Human life is sacred because from its beginning it involves the creative action of God and it remains forever in a special relationship with the Creator, who is its sole end. (Catechism of the Catholic Church 2258)
Older Kids and Tweens: On Human Dignity
“He will answer them, ‘Amen, I say to you, what you did not do for one of these least ones, you did not do for me.’” (Matthew 25:45)
School-aged children and tweens are beginning to understand their own power — and they are capable of great good. They are also keenly interested in the world around them, particularly in issues of fairness and justice.
If your kids are like mine, they will naturally point out the places where some people have more than others (particularly if we’re talking about ice cream servings), and how sometimes people don’t make good choices when they feel like they don’t have enough (again, when ice cream is concerned!). Abortion is strongly linked to poverty: feeling trapped often drives pregnant moms to think abortion is the only way out.
From there, it’s not a great leap to help your children make the connection that it’s our duty as Christians to help those in need, and moms considering abortion are often in great, crushing need both during and after the pregnancy.
The first thing we do to help is encourage them to save their baby’s life. (Back to Step One above: we are each unique, and God loves us all.) But the very next thing must be to offer our support — logistical, financial, and practical. Donate diapers, clothes, time, and money to your local crisis pregnancy centers, and let your kids help lead that charge.
The duty of making oneself a neighbor to others and actively serving them becomes even more urgent when it involves the disadvantaged, in whatever area this may be. (Catechism of the Catholic Church 1932)
Teens and Young Adults: Means and Ends
Do not return evil for evil, or insult for insult; but, on the contrary, a blessing, because to this you were called, that you might inherit a blessing. (1 Peter 3:9)
By the time they are teenagers, your children will have run across some of the stickiest, most complicated arguments people use the defend the necessity of abortion.
Cases of rape or incest. Profoundly disabled babies or diagnoses that are “incompatible with life,” to borrow the dehumanizing medical terminology. In all these cases, doesn’t abortion begin to seem like the merciful, if tragic, thing? A timely, controlled end to a messy situation, and some space to grieve and move on without the added complication of another soul to care for?
Repeat Steps 1 and 2 above: God loves the babies and the moms alike; we owe a great deal to those in need. People who choose abortion aren’t evil. They are seeking a solution to real problems.
These are troubling, emotionally charged arguments. It is good, then, that they can be answered by one very simple moral principle that resonates with even secular pro-lifers: the ends can never justify the means. Even if our intent is to be compassionate, violence cannot coexist with compassion. They are antithetical to each other, contradictory. Even if our intent is to “put an end to suffering,” violence, by its nature, can only compound it.

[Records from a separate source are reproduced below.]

template <int PRO, int EPI, class TL>
__global__ __launch_bounds__(TL::NT) __attribute__((amdgpu_waves_per_eu(TL::WAVES_PER_SIMD, TL::WAVES_PER_SIMD)))
void gemm_f16_kernel(const pd_gemm_args p) {
    constexpr int BM = TL::BM, BN = TL::BN, TM = TL::TM, TN = TL::TN;
    constexpr int XSLOTS = TL::GRID / 8;
    constexpr int SNT = TL::NT;
    constexpr int TPR_A = SNT / BM;
    constexpr int CPH_A = 4 / TPR_A;
    constexpr int TPR_W = SNT / BN;
    constexpr int NW = 4 / TPR_W;
    constexpr bool DW = TL::DW;
    extern __shared__ __attribute__((aligned(16))) _Float16 lds[];
    const int tid = threadIdx.x, lane = tid & 63;
    const int wave = __builtin_amdgcn_readfirstlane(tid >> 6);
    const int wm = wave / TL::WN, wn = wave % TL::WN;
    const int l31 = lane & 31, hh = lane >> 5;
    const int nMb = p.M / BM, nNb = p.N / BN;
    const int ntiles = nMb * nNb;
    const int nk = (p.K + 31) / 32;
    const int nks = 2 * nk;
    const f16x8* __restrict__ W2 = reinterpret_cast<const f16x8*>(p.W2);
    const long long wpart = (long long)((p.N + 31) / 32) * nks * 64;
    auto w2_chunk = [&](int part, int n, int kchunk) {
        return W2 + part * wpart + ((long long)(n >> 5) * nks + (kchunk >> 1)) * 64 + (kchunk & 1) * 32 + (n & 31);
    };
    const float a_s = pd_pow2_scale(*p.a_amax);
    const float inv_a_s = 1.0f / a_s;

    auto sA = [&](int s, int part) { return lds + s * TL::STAGE + part * BM * PITCH; };
    auto sW = [&](int s, int part) { return lds + s * TL::STAGE + NPARTS * BM * PITCH + part * BN * PITCH; };

    const int a_row = tid / TPR_A, a_q = tid % TPR_A;
    const int w_row = tid / TPR_W, w_q = tid % TPR_W;
    constexpr bool AS = PRO == 3;
    constexpr int CPA = 4 / TPR_A;
    const _Float16* __restrict__ A2 = reinterpret_cast<const _Float16*>(p.A2);
    const long long apart = (long long)p.M * (nk * 32);
    f16x8 ra2[NPARTS][AS ? CPA : 1];
    f32x4 ra[2][CPH_A];
    f16x8 rw[NPARTS][NW];

    auto gload = [&](int bm0, int bn0, int k0) {
        const int r = bm0 + a_row;
        if constexpr (AS) {
            const _Float16* ap2 = A2 + (long long)r * (nk * 32) + k0 + 8 * a_q;
#pragma unroll
            for (int part = 0; part < NPARTS; ++part)
#pragma unroll
                for (int i = 0; i < CPA; ++i) ra2[part][i] = *reinterpret_cast<const f16x8*>(ap2 + part * apart + 8 * TPR_A * i);
        }
        const float* ap = p.A + (long long)r * p.lda + k0;
#pragma unroll
        for (int h = 0; h < (AS ? 0 : 2); ++h)
#pragma unroll
            for (int i = 0; i < CPH_A; ++i) {
                int kc = 16 * h + 4 * (a_q + TPR_A * i);
                kc = k0 + kc < p.K ? kc : 0;
                ra[h][i] = *reinterpret_cast<const f32x4*>(ap + kc);
            }
        if constexpr (!DW) {
#pragma unroll
            for (int part = 0; part < NPARTS; ++part)
#pragma unroll
                for (int i = 0; i < NW; ++i)
                    rw[part][i] = *w2_chunk(part, bn0 + w_row, (k0 >> 3) + (NW == 2 ? w_q + 2 * i : w_q));
        }
    };
    f16x8 wf[2][TN][NPARTS];
    auto wfrag = [&](int buf, int bn0, int ks) {
#pragma unroll
        for (int j = 0; j < TN; ++j) {
            const f16x8* base = W2 + ((long long)((bn0 + wn * (32 * TN) + j * 32) >> 5) * nks + ks) * 64 + lane;
#pragma unroll
            for (int part = 0; part < NPARTS; ++part) wf[buf][j][part] = base[part * wpart];
        }
    };

    f32x16 acc[TM][TN];
    const bool grouped = gridDim.x == TL::GRID && nMb >= 8;
    TileOrder ord;
    ord.init(nMb, nNb, grouped ? blockIdx.x & 7 : 0, grouped ? 8 : 1, XSLOTS);
    const int t_step = grouped ? XSLOTS : gridDim.x;
    const int t_end = grouped ? ord.ntiles : ntiles;
    int tile = grouped ? blockIdx.x >> 3 : blockIdx.x;
    if (tile >= t_end) return;
    auto coords = [&](int t, int& bm0, int& bn0) {
        int mb, nb;
        if (grouped) ord.get(t, mb, nb);
        else { mb = t % nMb; nb = t / nMb; }
        bm0 = mb * BM; bn0 = nb * BN;
    };
    int bm0, bn0;
    coords(tile, bm0, bn0);
    gload(bm0, bn0, 0);
    if constexpr (DW) { wfrag(0, bn0, 0); wfrag(1, bn0, 1); }

    for (; tile < t_end; tile += t_step) {
        const int n0 = bn0 + wn * (32 * TN) + l31;
        float c0[TN], c1[TN], cs[TN];
        const int gate_row = bm0 + wm * (32 * TM);
#pragma unroll
        for (int j = 0; j < TN; ++j) {
            c0[j] = p.bias ? p.bias[n0 + 32 * j] : 0.f;
            c1[j] = 1.f;
            cs[j] = p.w_inv[n0 + 32 * j] * inv_a_s;
            if constexpr (EPI == EPI_HN) c1[j] = p.hn_w[((n0 + 32 * j) / p.hn_split) * 32 + l31];
            if constexpr (EPI == EPI_GATERES)
                c1[j] = p.mul ? p.mul[(long long)(gate_row / p.mul_rows_per_group) * p.mul_gstride + n0 + 32 * j] : 1.f;
        }
        float st_mean = 0.f, st_rstd = 1.f;
        int grp_off = 0;
        if constexpr (PRO != 0 && !AS) {
            const int m = bm0 + a_row;
            st_mean = p.stats[2 * (long long)m];
            st_rstd = p.stats[2 * (long long)m + 1];
            if constexpr (PRO == 2) grp_off = (m / p.pro_rows_per_group) * p.pro_gstride;
        }
        auto prep = [&](f32x4 v, int kc, f16x4& ph, f16x4& pl) {
            if constexpr (PRO != 0) {
                const int kl = kc < p.K ? kc : 0;
                const f32x4 pw = *reinterpret_cast<const f32x4*>(p.pro_w + grp_off + kl);
                const f32x4 pb = *reinterpret_cast<const f32x4*>(p.pro_b + grp_off + kl);
#pragma unroll
                for (int e = 0; e < 4; ++e) v[e] = (v[e] - st_mean) * st_rstd * pw[e] + pb[e];
            }
            if (p.pro_act == PD_ACT_RELU) {
#pragma unroll
                for (int e = 0; e < 4; ++e) v[e] = fmaxf(v[e], 0.f);
            } else if (p.pro_act == PD_ACT_SILU) {
#pragma unroll
                for (int e = 0; e < 4; ++e) v[e] = pd_silu(v[e]);
            }
#pragma unroll
            for (int e = 0; e < 4; ++e) v[e] *= a_s;
            if (kc >= p.K) v = f32x4{0.f, 0.f, 0.f, 0.f};
            split4h(v, ph, pl);
        };
        auto stage = [&](int h, int k0) {
            if constexpr (AS) {
                if ((a_q >> 1) == h) {
#pragma unroll
                    for (int part = 0; part < NPARTS; ++part)
                        *reinterpret_cast<f16x8*>(sA(h, part) + a_row * PITCH + 8 * (a_q & 1)) = ra2[part][0];
                }
            }
#pragma unroll
            for (int i = 0; i < (AS ? 0 : CPH_A); ++i) {
                const int c = a_q + TPR_A * i;
                f16x4 ph, pl;
                prep(ra[h][i], k0 + 16 * h + 4 * c, ph, pl);
                const int o = a_row * PITCH + 4 * c;
                *reinterpret_cast<f16x4*>(sA(h, 0) + o) = ph;
                *reinterpret_cast<f16x4*>(sA(h, 1) + o) = pl;
            }
            if (!DW && (NW == 2 || (w_q >> 1) == h)) {
                const int i = NW == 2 ? h : 0;
                const int c = NW == 2 ? w_q : (w_q & 1);
#pragma unroll
                for (int part = 0; part < NPARTS; ++part)
                    *reinterpret_cast<f16x8*>(sW(h, part) + w_row * PITCH + 8 * c) = rw[part][i];
            }
        };
        auto mma = [&](int s) {
            f16x8 fa[TM][NPARTS], fw[TN][NPARTS];
#pragma unroll
            for (int part = 0; part < NPARTS; ++part) {
#pragma unroll
                for (int i = 0; i < TM; ++i)
                    fa[i][part] = *reinterpret_cast<const f16x8*>(sA(s, part) + (wm * (32 * TM) + i * 32 + l31) * PITCH + 8 * hh);
#pragma unroll
                for (int j = 0; j < TN; ++j)
                    fw[j][part] = *reinterpret_cast<const f16x8*>(sW(s, part) + (wn * (32 * TN) + j * 32 + l31) * PITCH + 8 * hh);
            }
#pragma unroll
            for (int i = 0; i < TM; ++i)
#pragma unroll
                for (int j = 0; j < TN; ++j) {
                    f32x16 c = acc[i][j];
                    c = __builtin_amdgcn_mfma_f32_32x32x16_f16(fa[i][0], fw[j][1], c, 0, 0, 0);
                    c = __builtin_amdgcn_mfma_f32_32x32x16_f16(fa[i][1], fw[j][0], c, 0, 0, 0);
                    c = __builtin_amdgcn_mfma_f32_32x32x16_f16(fa[i][0], fw[j][0], c, 0, 0, 0);
                    acc[i][j] = c;
                }
        };
        auto stage2 = [&](int s, int k0) {
            _Float16* base = lds + s * TL::STAGE + a_row * PITCH2;
            if constexpr (AS) {
#pragma unroll
                for (int part = 0; part < NPARTS; ++part)
#pragma unroll
                    for (int i = 0; i < CPA; ++i) *reinterpret_cast<f16x8*>(base + part * BM * PITCH2 + 8 * (a_q + TPR_A * i)) = ra2[part][i];
            }
#pragma unroll
            for (int h = 0; h < (AS ? 0 : 2); ++h)
#pragma unroll
                for (int i = 0; i < CPH_A; ++i) {
                    const int c = a_q + TPR_A * i;
                    f16x4 ph, pl;
                    prep(ra[h][i], k0 + 16 * h + 4 * c, ph, pl);
                    const int o = 16 * h + 4 * c;
                    *reinterpret_cast<f16x4*>(base + o) = ph;
                    *reinterpret_cast<f16x4*>(base + BM * PITCH2 + o) = pl;
                }
        };
        auto mma2 = [&](int s, int ks) {
            f16x8 fa[TM][NPARTS];
            const _Float16* base = lds + s * TL::STAGE + (wm * (32 * TM) + l31) * PITCH2 + 16 * ks + 8 * hh;
#pragma unroll
            for (int part = 0; part < NPARTS; ++part)
#pragma unroll
                for (int i = 0; i < TM; ++i)
                    fa[i][part] = *reinterpret_cast<const f16x8*>(base + part * BM * PITCH2 + i * 32 * PITCH2);
#pragma unroll
            for (int i = 0; i < TM; ++i)
#pragma unroll
                for (int j = 0; j < TN; ++j) {
                    f32x16 c = acc[i][j];
                    c = __builtin_amdgcn_mfma_f32_32x32x16_f16(fa[i][0], wf[ks][j][1], c, 0, 0, 0);
                    c = __builtin_amdgcn_mfma_f32_32x32x16_f16(fa[i][1], wf[ks][j][0], c, 0, 0, 0);
                    c = __builtin_amdgcn_mfma_f32_32x32x16_f16(fa[i][0], wf[ks][j][0], c, 0, 0, 0);
                    acc[i][j] = c;
                }
        };
#pragma unroll
        for (int i = 0; i < TM; ++i)
#pragma unroll
            for (int j = 0; j < TN; ++j)
#pragma unroll
                for (int r = 0; r < 16; ++r) acc[i][j][r] = 0.f;

        lds_barrier();
        if constexpr (DW) {
            unsigned long long* dbg = nullptr;
            if (PD_TRACE_F16_PTR && lane == 0 && blockIdx.x < 64 && tile < t_step)
                dbg = PD_TRACE_F16_PTR + ((long long)blockIdx.x * 8 + wave) * (6 * 64);
#define PD_STAMP(slot) if (dbg && kt < 64) dbg[kt * 6 + slot] = __builtin_amdgcn_s_memtime()
            stage2(0, 0);
            lds_barrier();
            auto slice = [&](int kt, auto more_c) {
                constexpr bool more = decltype(more_c)::value;
                const int st = kt & 1;
                PD_STAMP(0);
                if constexpr (more) { gload(bm0, bn0, (kt + 1) * 32); __builtin_amdgcn_sched_barrier(0); }
                mma2(st, 0);
                PD_STAMP(1);
                if constexpr (more) { __builtin_amdgcn_sched_barrier(0); wfrag(0, bn0, 2 * kt + 2); __builtin_amdgcn_sched_barrier(0); }
                mma2(st, 1);
                PD_STAMP(2);
                if constexpr (more) {
                    __builtin_amdgcn_sched_barrier(0);
                    wfrag(1, bn0, 2 * kt + 3);
                    __builtin_amdgcn_sched_barrier(0);
                    PD_STAMP(3);
                    stage2(st ^ 1, (kt + 1) * 32);
                    PD_STAMP(4);
                    lds_barrier();
                    PD_STAMP(5);
                }
            };
            for (int kt = 0; kt + 1 < nk; ++kt) slice(kt, std::true_type{});
            slice(nk - 1, std::false_type{});
#undef PD_STAMP
        } else {
            stage(0, 0);
            stage(1, 0);
            lds_barrier();
            for (int kt = 0; kt < nk; ++kt) {
                const bool more = kt + 1 < nk;
                if (more) gload(bm0, bn0, (kt + 1) * 32);
                mma(0);
                if (nk > 1) lds_barrier();
                if (more) stage(0, (kt + 1) * 32);
                mma(1);
                if (more) {
                    lds_barrier();
                    stage(1, (kt + 1) * 32);
                }
            }
        }
        const int cur_bm0 = bm0, cur_bn0 = bn0;
        if (tile + t_step < t_end) {
            coords(tile + t_step, bm0, bn0);
            gload(bm0, bn0, 0);
            if constexpr (DW) { wfrag(0, bn0, 0); wfrag(1, bn0, 1); }
        }
#pragma unroll
        for (int i = 0; i < TM; ++i)
#pragma unroll
            for (int j = 0; j < TN; ++j)
#pragma unroll
                for (int r = 0; r < 16; ++r) acc[i][j][r] *= cs[j];
        epilogue<EPI, TM, TN>(p, acc, c0, c1, cur_bm0, cur_bn0, wm, wn, l31, hh);
    }
}
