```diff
+                    for (int u = 0; u < IV_UNROLL; ++u) v[u] = value(j + u * J < n ? cur.w[u] : 0u, q[u]);
+#pragma unroll
+                    for (int u = 0; u < IV_UNROLL; ++u) asm volatile("" : "+v"(v[u]));
+#pragma unroll
+                    for (int u = 0; u < IV_UNROLL; ++u)
+                        if (j + u * J < n) vi[cur.e[u]] = v[u];
+                    cur = nxt;
+                    j = jn;
+                }
+                if (then_late && j0 >= n) iv_load(cur, loff, I.ov_nl[1], nla, tid, B);
+            };
+            auto assemble_pipe = [&](IvBatch& cur, uint32_t off, int cap, int n, int j0, int J, bool then_late) {
+                if (Ln.fd == MH_FD_FORWARD)
+                    run_pipe(std::integral_constant<int, MH_FD_FORWARD>{}, cur, off, cap, n, j0, J, then_late);
+                else if (Ln.fd == MH_FD_BACKWARD)
+                    run_pipe(std::integral_constant<int, MH_FD_BACKWARD>{}, cur, off, cap, n, j0, J, then_late);
+                else run_pipe(std::integral_constant<int, MH_FD_CENTRAL>{}, cur, off, cap, n, j0, J, then_late);
+            };
             auto run_list = [&](auto fdc, const uint32_t* __restrict__ le, int cap, int n, int j0, int J) {
-                constexpr int FD = decltype(fdc)::value;
                 const uint32_t* __restrict__ lw = le + cap;
                 const uint32_t* __restrict__ lb = lw + cap;
-                auto value = [&](uint32_t wu, double q) {
-                    const double coef = kc[(wu >> 20) & 7], base = kb[(wu >> 23) & 7];
-                    return (wu & CT_RAW) ? q : base + coef * q;
-                };
-                auto qat = [&](uint32_t off, uint32_t boff) -> double {
-                    const double y = q0[off];
-                    const bool lane = (int)off < nyall;
-                    const double ym = FD == MH_FD_CENTRAL ? q0[lane ? off + Ln.ND : off] : q0[boff];
-                    const double qd = FD == MH_FD_CENTRAL ? (y - ym) / h2
-                                    : FD == MH_FD_FORWARD ? (y - ym) / h1 : (ym - y) / h1;
-                    return lane ? qd : y;
-                };
+                auto qat = [&](uint32_t off, uint32_t boff) -> double { return quot_at(fdc, off, boff); };
                 int j = j0;
                 for (; j + (IV_UNROLL - 1) * J < n; j += IV_UNROLL * J) {
                     uint32_t e[IV_UNROLL], w[IV_UNROLL], wb[IV_UNROLL];
@@ -1179,11 +1256,20 @@
                     run_list(std::integral_constant<int, MH_FD_BACKWARD>{}, le, cap, n, j0, J);
                 else run_list(std::integral_constant<int, MH_FD_CENTRAL>{}, le, cap, n, j0, J);
             };
-            const int last = i == I.N - 1;
+            const bool batch = ivp & IVP_BATCH, late_ahead = batch && (ivp & IVP_LATE);
+            IvBatch ovt;
             if ((tid >> 6) < ncw) {
                 if (tid < nl) combine_lane(cp, cr, PartSolved{});
+                if (late_ahead && I.dbg_stop != 2) iv_load(ovt, loff, I.ov_nl[1], nla, tid, B);
             } else if (I.dbg_stop != 2) {
-                assemble(I.ovl, I.ov_ne[1], I.ov_ne[last], tid - ncw * 64, B - ncw * 64);
+                if (batch) {
+                    const int j0 = tid - ncw * 64, J = B - ncw * 64;
+                    if (!(ivp & IVP_EARLY)) iv_load(ovb, 0u, I.ov_ne[1], ne, j0, J);
+                    assemble_pipe(ovb, 0u, I.ov_ne[1], ne, j0, J, late_ahead);
+                    if (late_ahead) ovt = ovb;
+                } else {
+                    assemble(I.ovl, I.ov_ne[1], ne, tid - ncw * 64, B - ncw * 64);
+                }
             }
             __syncthreads();
             if (I.dbg_stop == 2 || I.dbg_stop == 8) return;
@@ -1195,7 +1281,12 @@
                 for (int r = tid; r < I.rows(i); r += B) gi[r] = defect_row(L, I, Ln, S.x, YV, i, r);
             };
             if (I.dbg_stop == 4) { g_rows(); return; }
-            assemble(I.ovl + 3 * (long)I.ov_ne[1], I.ov_nl[1], I.ov_nl[last], tid, B);
+            if (batch) {
+                if (!late_ahead) iv_load(ovt, loff, I.ov_nl[1], nla, tid, B);
+                assemble_pipe(ovt, loff, I.ov_nl[1], nla, tid, B, false);
+            } else {
+                assemble(I.ovl + 3 * (long)I.ov_ne[1], I.ov_nl[1], nla, tid, B);
+            }
             const IvC C = iv_const(YV.t(k_last) - YV.t(k_first), S.grid[k_last] - S.grid[k_first]);
             for (int j = tid; j < nctgen; j += B) {
                 const int eg = ctgen[j];
@@ -2035,6 +2126,7 @@
     std::vector<uint32_t> ctpl;
     int* d_ctgen = nullptr;
     int iv_overlap = 0;
+    int iv_pipe = 0;
     std::vector<uint32_t> ovl;
     uint32_t* d_ovl = nullptr;
     int ov_ne[2] = {0, 0}, ov_nl[2] = {0, 0};
@@ -2109,7 +2201,7 @@
     Interval I{c->scheme, c->interp, c->ib, c->rpi, c->nnz_int, c->NMB + c->NAR, c->NMB, c->NQ + c->NZ,
                c->N, c->nnz_tail, c->ntail, c->npe, c->NK, c->OKC, c->P, c->E, nullptr, nullptr, c->iv_dbg_stop, c->iv_pf, c->iv_qfuse,
                c->iv_xcd, c->iv_dbase, c->iv_smagic, c->iv_sstride, c->iv_sbase,
-               c->iv_qdiv, c->d_ovl, {c->ov_ne[0], c->ov_ne[1]}, {c->ov_nl[0], c->ov_nl[1]}};
+               c->iv_qdiv, c->d_ovl, {c->ov_ne[0], c->ov_ne[1]}, {c->ov_nl[0], c->ov_nl[1]}, c->iv_pipe};
     if (c->ib == 0 && c->nep > 0) {
         I.gh = g;
         I.vh = v;
diff --git a/opensim-moco_amd/csrc/mocohip.hip b/opensim-moco_amd/csrc/mocohip.hip
--- a/opensim-moco_amd/csrc/mocohip.hip
+++ b/opensim-moco_amd/csrc/mocohip.hip
@@ -2409,6 +2409,9 @@
             if (!c->ovl.empty())
                 HIPCHK(hipMemcpy(c->d_ovl, c->ovl.data(), sizeof(uint32_t) * c->ovl.size(), hipMemcpyHostToDevice));
             c->iv_overlap = 1;
+            const char* eip = std::getenv("MOCOHIP_IV_PIPE");
+            c->iv_pipe = eip ? (std::atoi(eip) & IVP_DEFAULT) : IVP_DEFAULT;
+            if (!(c->iv_pipe & IVP_BATCH)) c->iv_pipe &= IVP_CONST;
         }
     }
     for (auto& e : c->ev) HIPCHK(hipEventCreate(&e));
@@ -3682,7 +3685,7 @@
     if (c->iv_dbase) f += " dbase";
     if (c->iv_qdiv) f += " qdiv";
     if (c->use_roles && c->use_interval[1]) f += " roles";
-    if (c->iv_overlap && c->use_interval[1]) f += " iv-overlap";
+    if (c->iv_overlap && c->use_interval[1]) f += c->iv_pipe ? " iv-overlap iv-pipe" : " iv-overlap";
     if (c->quot) f += " quot";
     if (c->asm_grid_stride) f += " asm-gs";
     if (c->d_exc) f += " exc-lanes";
```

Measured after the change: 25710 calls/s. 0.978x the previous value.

And abortion — the active dismemberment of a living human being in the earliest stages of development — is a most profound and abhorrent kind of violence, a choice borne out of deepest suffering.
We simply cannot use evil means to get what we want, no matter our motivation. The only palliative for suffering is, and has always been, love.
An evil action cannot be justified by reference to a good intention. (Catechism of the Catholic Church 1759; cf. St. Thomas Aquinas, Dec. praec. 6).
What strategies or approaches have you used in talking with your children about abortion at various ages and stages?